System 1. Google's authentication tools [109152, 108541] 2. Google Suite services including Gmail, Google Calendar, Chat, Meet, Docs, Sheets, and Slides [108541] 3. Google Home and Nest smart home services [108541] 4. Google Assistant [108541] 5. Google Classroom [108541]
Responsible Organization 1. Google [109183, 109152, 108541]
Impacted Organization 1. Google users, including Gmail users and users of other Google services like Google Drive, Google Sheets, Maps, YouTube, Google Calendar, Google Home, and Nest [109183, 109152, 108541] 2. ProtonMail users who were trying to send emails to Gmail addresses [109183] 3. Businesses and workplaces relying on Google Suite for email communication, intra-office messaging, and work-related tasks [108541] 4. Workers using Slack for communication [108541] 5. Users of Google's Smart Home services, including Google Home smart speakers and Nest thermostats and smoke alarms [108541] 6. Parents using Nest indoor security cameras as smart baby monitors [108541] 7. Schoolchildren using Google Classroom for educational purposes [108541]

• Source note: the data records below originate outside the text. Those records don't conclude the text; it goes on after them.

template <int NANT, int NA, int KIND, int H, int BITS, int WPS>
__global__ __launch_bounds__(LR_BLOCK, WPS) void learn_kernel(const LearnArgs la, const frirl_hip_agent ag, const frirl_hip_envs ev,
                                                              const frirl_hip_convergence cv)
{
    constexpr int NS = NANT - 1, EPW = FRIRL_WAVE / H;
    constexpr int FPW = Packed<BITS>::FPW, W = Packed<BITS>::words(NANT);
    constexpr int UR = LEARN_UR;
    using RecI = typename std::conditional<W == 1, uint32_t, typename std::conditional<W == 2, uint2, uint4>::type>::type;
    static_assert(BITS == 6 || BITS == 10, "the LDS tables are laid out for 6-bit (<= 64 points) or 10-bit (<= 1024 points: cartpole) universe indices");
    constexpr int TS = 1 << BITS;
    constexpr int MW = BITS == 6 ? LR_MW : LR_MW / 2;
    constexpr bool LU = KIND != FRIRL_HIP_ENV_CARTPOLE;
    constexpr int NCOLD = 2 * NS + 2 * NANT + 3 + 4;
    __shared__ double tab_s[(LU ? 2 : 1) * NANT * TS];
    __shared__ double grid_s[NANT * FRIRL_HIP_MAX_GRID];
    __shared__ double udiv[8];
    __shared__ unsigned aidx_s[NA];
    extern __shared__ __attribute__((aligned(16))) double cold_s[];
    __shared__ uint32_t mask_s[MW * LR_BLOCK];
    static_assert(32 % (2 * UR) == 0, "a flag word is filled by whole loop iterations");
    const int U = la.U, maxR = la.maxR;
    const int lane = threadIdx.x & (FRIRL_WAVE - 1), wave = threadIdx.x / FRIRL_WAVE;
    const int il = lane / H, h = lane % H;
    const int tile = blockIdx.x * LR_WPB + wave;
    const int slot = tile * EPW + il;
    const bool exists = tile < la.tiles && slot < la.nlive;
    const int e = exists ? (la.live ? la.live[slot] : slot) : 0;
    for (int i = threadIdx.x; i < NANT * U; i += LR_BLOCK) tab_s[(i / U) * TS + i % U] = la.ve[i];
    if (LU) for (int i = threadIdx.x; i < NANT * U; i += LR_BLOCK) tab_s[NANT * TS + (i / U) * TS + i % U] = la.u[i];
    for (int i = threadIdx.x; i < NANT * FRIRL_HIP_MAX_GRID; i += LR_BLOCK) grid_s[i] = ag.grid_values[i];
    __syncthreads();
    const double *ves = tab_s, *us;
    if constexpr (LU) us = tab_s + NANT * TS; else us = la.u;
    const int USTR = LU ? TS : U;
    if ((int)threadIdx.x < NANT) udiv[threadIdx.x] = universe_div(us + (size_t)threadIdx.x * USTR, U);
    __syncthreads();
    auto locate = [&](int k, double x, unsigned &idx) { const double *uni = us + (size_t)k * USTR; idx = snap_index(uni, U, x, udiv[k]); return ves[(size_t)k * TS + idx]; };
    if ((int)threadIdx.x < NA) aidx_s[threadIdx.x] = snap_index(us + (size_t)NS * USTR, U, grid_s[NS * FRIRL_HIP_MAX_GRID + threadIdx.x], udiv[NS]);
    __syncthreads();
    auto pack = [&](uint32_t (&w)[W], int k, unsigned idx) { w[k / FPW] |= (idx & ((1u << BITS) - 1u)) << (BITS * (k % FPW)); };
    const size_t tbase = ((size_t)(tile < la.tiles ? tile : 0) * (la.njmax + LR_PADROWS) + LR_PADROWS) * 64;
    const RecI *Ti_l = reinterpret_cast<const RecI *>(la.Ti) + tbase + lane;
    double *Tq_l = la.Tq + tbase + lane, *Tp_l = la.Tp + tbase + lane;
    RecI *Ti_g = reinterpret_cast<RecI *>(la.Ti) + tbase + il * H;
    double *Tq_g = la.Tq + tbase + il * H;
    const auto pk = pin_pow(PowC<NANT>());

    auto decode = [&](const RecI &x, double (&c)[NANT]) {
        uint32_t w[W];
        if constexpr (W == 1) { w[0] = x; } else if constexpr (W == 2) { w[0] = x.x; w[1] = x.y; } else { w[0] = x.x; w[1] = x.y; w[2] = x.z; if constexpr (W > 3) w[3] = x.w; }
#pragma unroll
        for (int k = 0; k < NANT; k++) {
            constexpr uint32_t FM = ((1u << BITS) - 1u) << 3;
            const int sh = BITS * (k % FPW);
            const uint32_t off = (sh >= 3 ? (w[k / FPW] >> (sh - 3)) : (w[k / FPW] << (3 - sh))) & FM;
            c[k] = *reinterpret_cast<const double *>(reinterpret_cast<const char *>(ves + k * TS) + off);
        }
    };
    auto fetch = [&](RecI(&xi)[UR], double(&xq)[UR], int jtop, bool needq) {
        const RecI *pi = Ti_l + (long)jtop * 64;
        const double *pq = Tq_l + (long)jtop * 64;
#pragma unroll
        for (int t = 0; t < UR; t++) {
            xi[t] = pi[-t * 64];
            xq[t] = needq ? pq[-t * 64] : 0.0;
        }
    };
    struct Pref { RecI i[UR]; double q[UR]; int jt; };
    auto slice_prefetch = [&](int R, bool needq) {
        Pref p;
        p.jt = (R - h + H - 1) / H - 1;
        if (p.jt < -1) p.jt = -1;
// ... 4 lines not shown
        constexpr bool FL = decltype(flags)::value;
        RecI ib[UR];
        double qb[UR];
        uint32_t cmask = 0u;
        auto consume = [&](const RecI(&xi)[UR], const double(&xq)[UR], int jtop) {
#pragma unroll
            for (int t = 0; t < UR; t++) {
                const int j = jtop - t;
                if constexpr (FL) {
                    uint32_t hi = 0u;
                    if (j >= 0) { double c[NANT]; decode(xi[t], c); hi = f(j * H + h, c, xq[t]); }
                    cmask = __builtin_amdgcn_alignbit(cmask, hi, 31);
                } else {
                    if (j >= 0) { double c[NANT]; decode(xi[t], c); f(j * H + h, c, xq[t]); }
                }
            }
        };
        int jt = p.jt;
        const int jt0 = jt, jtm = jt & 31;
        while (jt >= 0) {
            fetch(ib, qb, jt - UR, needq);
            consume(p.i, p.q, jt);
            fetch(p.i, p.q, jt - 2 * UR, needq);
            consume(ib, qb, jt - UR);
            jt -= 2 * UR;
            if constexpr (FL) {
                if ((jt & 31) == jtm) {
                    const int wd = ((jt0 - jt) >> 5) - 1;
                    if (wd < MW) mask_s[wd * LR_BLOCK + threadIdx.x] = cmask;
                }
            }
        }
        if constexpr (FL) {
            const int done = jt0 - jt, rem = done & 31;
            if (jt0 >= 0 && rem != 0 && (done >> 5) < MW) mask_s[(done >> 5) * LR_BLOCK + threadIdx.x] = cmask << (32 - rem);
        }
    };
    auto for_slice = [&](int R, bool needq, auto &&f) {
        Pref p = slice_prefetch(R, needq);
        for_slice_from(p, needq, f, std::false_type());
    };
    auto group_or = [&](bool v) -> bool {
        const unsigned long long b = __ballot(v ? 1 : 0);
        if constexpr (H == 64) return b != 0ull;
        else return ((b >> (il * H)) & ((1ull << H) - 1ull)) != 0ull;
    };

    double states[NS], q_ant[NANT], total = 0.0, prev_reward = 0.0;
    int R = 0, fus = 0, steps = 0, prevR = 0, prev_steps = 0, nep = 0, lsteps = 0;
    bool active = false, begin = false, converged = false, refused = false;
    uint32_t episode = 0;
    long long wmain = 0, wextra = 0;
    double thr = 0.0;
    constexpr long long STEP_RULES = 24 * H;
    const long long work_budget = (long long)la.budget * (*la.sum_rules / (la.nlive > 0 ? la.nlive : 1) + STEP_RULES);
    double ve1[NANT];
    uint32_t pk1[W];
    bool ongrid = false;
#pragma unroll
    for (int k = 0; k < NS; k++) states[k] = exists ? ev.states[(size_t)e * NS + k] : 0.0;
#pragma unroll
    for (int k = 0; k < NANT; k++) q_ant[k] = exists ? ev.q_ant[(size_t)e * NANT + k] : 0.0;
#pragma unroll
    for (int x = 0; x < W; x++) pk1[x] = 0u;
#pragma unroll
    for (int k = 0; k < NANT; k++) { unsigned i1; ve1[k] = locate(k, q_ant[k], i1); pack(pk1, k, i1); }
    if (exists) {
        R = la.nrules[e]; fus = ev.fus[e]; steps = ev.ep_steps[e]; total = ev.ep_reward[e];
        begin = ev.done[e] != 0;
        episode = ev.episode ? (uint32_t)ev.episode[e] : 0u;
        prevR = cv.prev_nrules[e]; prev_steps = cv.prev_steps[e]; prev_reward = cv.prev_reward[e];
        converged = cv.converged[e] != 0; nep = cv.episodes[e];
        active = !converged && nep < la.max_episodes - 1 && la.budget > 0;
    }
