@@ -903,12 +914,20 @@
   }
   const int bs_resident = opt_.resident_kernels && cholesky_backsolve_resident(npad_ / 128) ? 1 : 0;
   const bool zero_after = zero_by_backsolve_ && bs_resident;
+  const bool prefilled = bs_resident != 0;
+  const bool one_launch = !graph && !dev_knobs().schedule_plain && dev_knobs().zero_ahead;
+  const bool zeroed_ahead = zeroed_ahead_ && !need_full_zero_ && one_launch;
+  zeroed_ahead_ = false;
   kt_.begin("memset_S", s);
-  for (int f = 0; f < 3; ++f)
-    if (fr_[f].nblk > 0) launch_zero_envelope(d_.front[f].S, (int)fr_[f].dim, (zero_by_backsolve_ && !need_full_zero_) ? b_zero_min_f_[f].p : b_zero_col0_f_[f].p, fr_[f].nblk, s);
+  if (one_launch) {
+    if (!zeroed_ahead) launch_zero_fronts(zero_fronts(!(zero_by_backsolve_ && !need_full_zero_), prefilled), s);
+  } else {
+    for (int f = 0; f < 3; ++f)
+      if (fr_[f].nblk > 0) launch_zero_envelope(d_.front[f].S, (int)fr_[f].dim, (zero_by_backsolve_ && !need_full_zero_) ? b_zero_min_f_[f].p : b_zero_col0_f_[f].p, fr_[f].nblk, s);
+  }
   kt_.end("memset_S", s);
   need_full_zero_ = !zero_after;
-  SK_HIP_TRY(hipMemsetAsync(b_scal_.p + 14, 0, 2 * sizeof(double), s));
+  if (!one_launch) SK_HIP_TRY(hipMemsetAsync(b_scal_.p + 14, 0, 2 * sizeof(double), s));
   launch_bal_point_block(d_, s);
   launch_bal_kept_points(d_, s);
   launch_bal_obs_precompute(d_, s);
@@ -943,8 +962,7 @@
   int* bs_info = bs_resident ? info_p_ : nullptr;
   double* yf[3] = {b_yf_.p + fr_[0].y_off, b_yf_.p + fr_[1].y_off, b_yf_.p + fr_[2].y_off};
   double* wf[3] = {b_wf_.p + fr_[0].y_off, b_wf_.p + fr_[1].y_off, b_wf_.p + fr_[2].y_off};
-  const bool prefilled = bs_resident != 0;
-  if (prefilled) SK_HIP_TRY(hipMemsetAsync(b_yf_.p, 0xff, (fr_[0].dim + fr_[1].dim + fr_[2].dim) * sizeof(double), s));
+  if (prefilled && !one_launch) SK_HIP_TRY(hipMemsetAsync(b_yf_.p, 0xff, (fr_[0].dim + fr_[1].dim + fr_[2].dim) * sizeof(double), s));
   if (segmented_) {
     const FrontView& L = leaf_;
     const FrontHost& R = fr_[2];
@@ -1004,7 +1022,15 @@
     SK_HIP_TRY(hipGraphLaunch(g_step_[parity_], s));
     SK_HIP_TRY(hipEventRecord(ev_[kEvCost], s));
   }
-  SK_HIP_TRY(hipStreamSynchronize(s));
+  if (!graph && !dev_knobs().schedule_plain && dev_knobs().zero_ahead && zero_by_backsolve_ && !need_full_zero_) {
+    if (!ev_scalars_) SK_HIP_TRY(hipEventCreateWithFlags(&ev_scalars_, hipEventDisableTiming));
+    SK_HIP_TRY(hipEventRecord(ev_scalars_, s));
+    launch_zero_fronts(zero_fronts(false, true), s);
+    zeroed_ahead_ = true;
+    SK_HIP_TRY(hipEventSynchronize(ev_scalars_));
+  } else {
+    SK_HIP_TRY(hipStreamSynchronize(s));
+  }
   float ms = 0.f;
   if (graph) {
     if (hipEventElapsedTime(&ms, ev_[kEvBegin], ev_[kEvCost]) == hipSuccess) phase_[2] += 1e-3 * ms;
diff --git a/skeres_amd/csrc/capi.hip b/skeres_amd/csrc/capi.hip
--- a/skeres_amd/csrc/capi.hip
+++ b/skeres_amd/csrc/capi.hip
@@ -70,6 +70,8 @@
     k.dissect_at = num("SK_DISSECT_AT", -1);
     k.schedule_plain = num("SK_SCHEDULE_PLAIN", 0);
     k.chain_xcd_local = num("SK_CHAIN_XCD_LOCAL", 0);
+    k.zero_ahead = num("SK_ZERO_AHEAD", 1);
+    k.border_add2 = num("SK_BORDER_ADD2", 1);
     if (const char* e = getenv("SK_BS_PAIR")) k.bs_pair = atoi(e);
     if (const char* e = getenv("SK_BS_SPREAD")) k.bs_spread = atoi(e);
     if (const char* e = getenv("SK_CHAIN_EARLY_SERVER")) k.chain_early_server = atoi(e);
@@ -936,7 +938,7 @@
   d.A.S = dFA.p; d.A.ld = (long)dA; d.A.nblk = nA + E; d.A.ncols = nA; d.A.last = lastA.data(); d.A.Linv = dLinv.p; d.A.rhs_row = nA * 128 + msep;
   d.B.S = dFB.p; d.B.ld = (long)dB; d.B.nblk = nB + E; d.B.ncols = nB; d.B.last = lastB.data(); d.B.Linv = dLinv.p + (size_t)nA * 128 * 128; d.B.rhs_row = nB * 128 + msep;
   d.R.S = dFR.p; d.R.ld = (long)dR; d.R.nblk = E; d.R.ncols = E; d.R.last = nullptr; d.R.Linv = dLinv.p + (size_t)(nA + nB) * 128 * 128; d.R.rhs_row = msep;
-  d.border_blocks = E; d.mapB = dmap.p;
+  d.border_blocks = E; d.mapB = dmap.p; d.mapB_involution = true;
   const bool chain = automatic_plan != 0 && la && ctx.server != nullptr;
   cholesky_dissected_factor(d, dinfo.p, group, s, la ? &ctx : nullptr, side ? &ctxB : nullptr, nullptr, nullptr, chain);
   double *wA = dw.p, *wB = dw.p + dA, *wR = dw.p + dA + dB, *ybB = dw.p + dA + dB + dR;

Software Causes 1. The software causes of the failure incident were related to an internal storage quota issue affecting Google's authentication system, leading to high error rates and service unavailability for users trying to log in to services like Gmail and Google Calendar [Article 109152, Article 108541].
Non-software Causes 1. Internal storage quota issue causing authentication system outage [109152] 2. Failure in the company's authentication tools managing user logins [108541]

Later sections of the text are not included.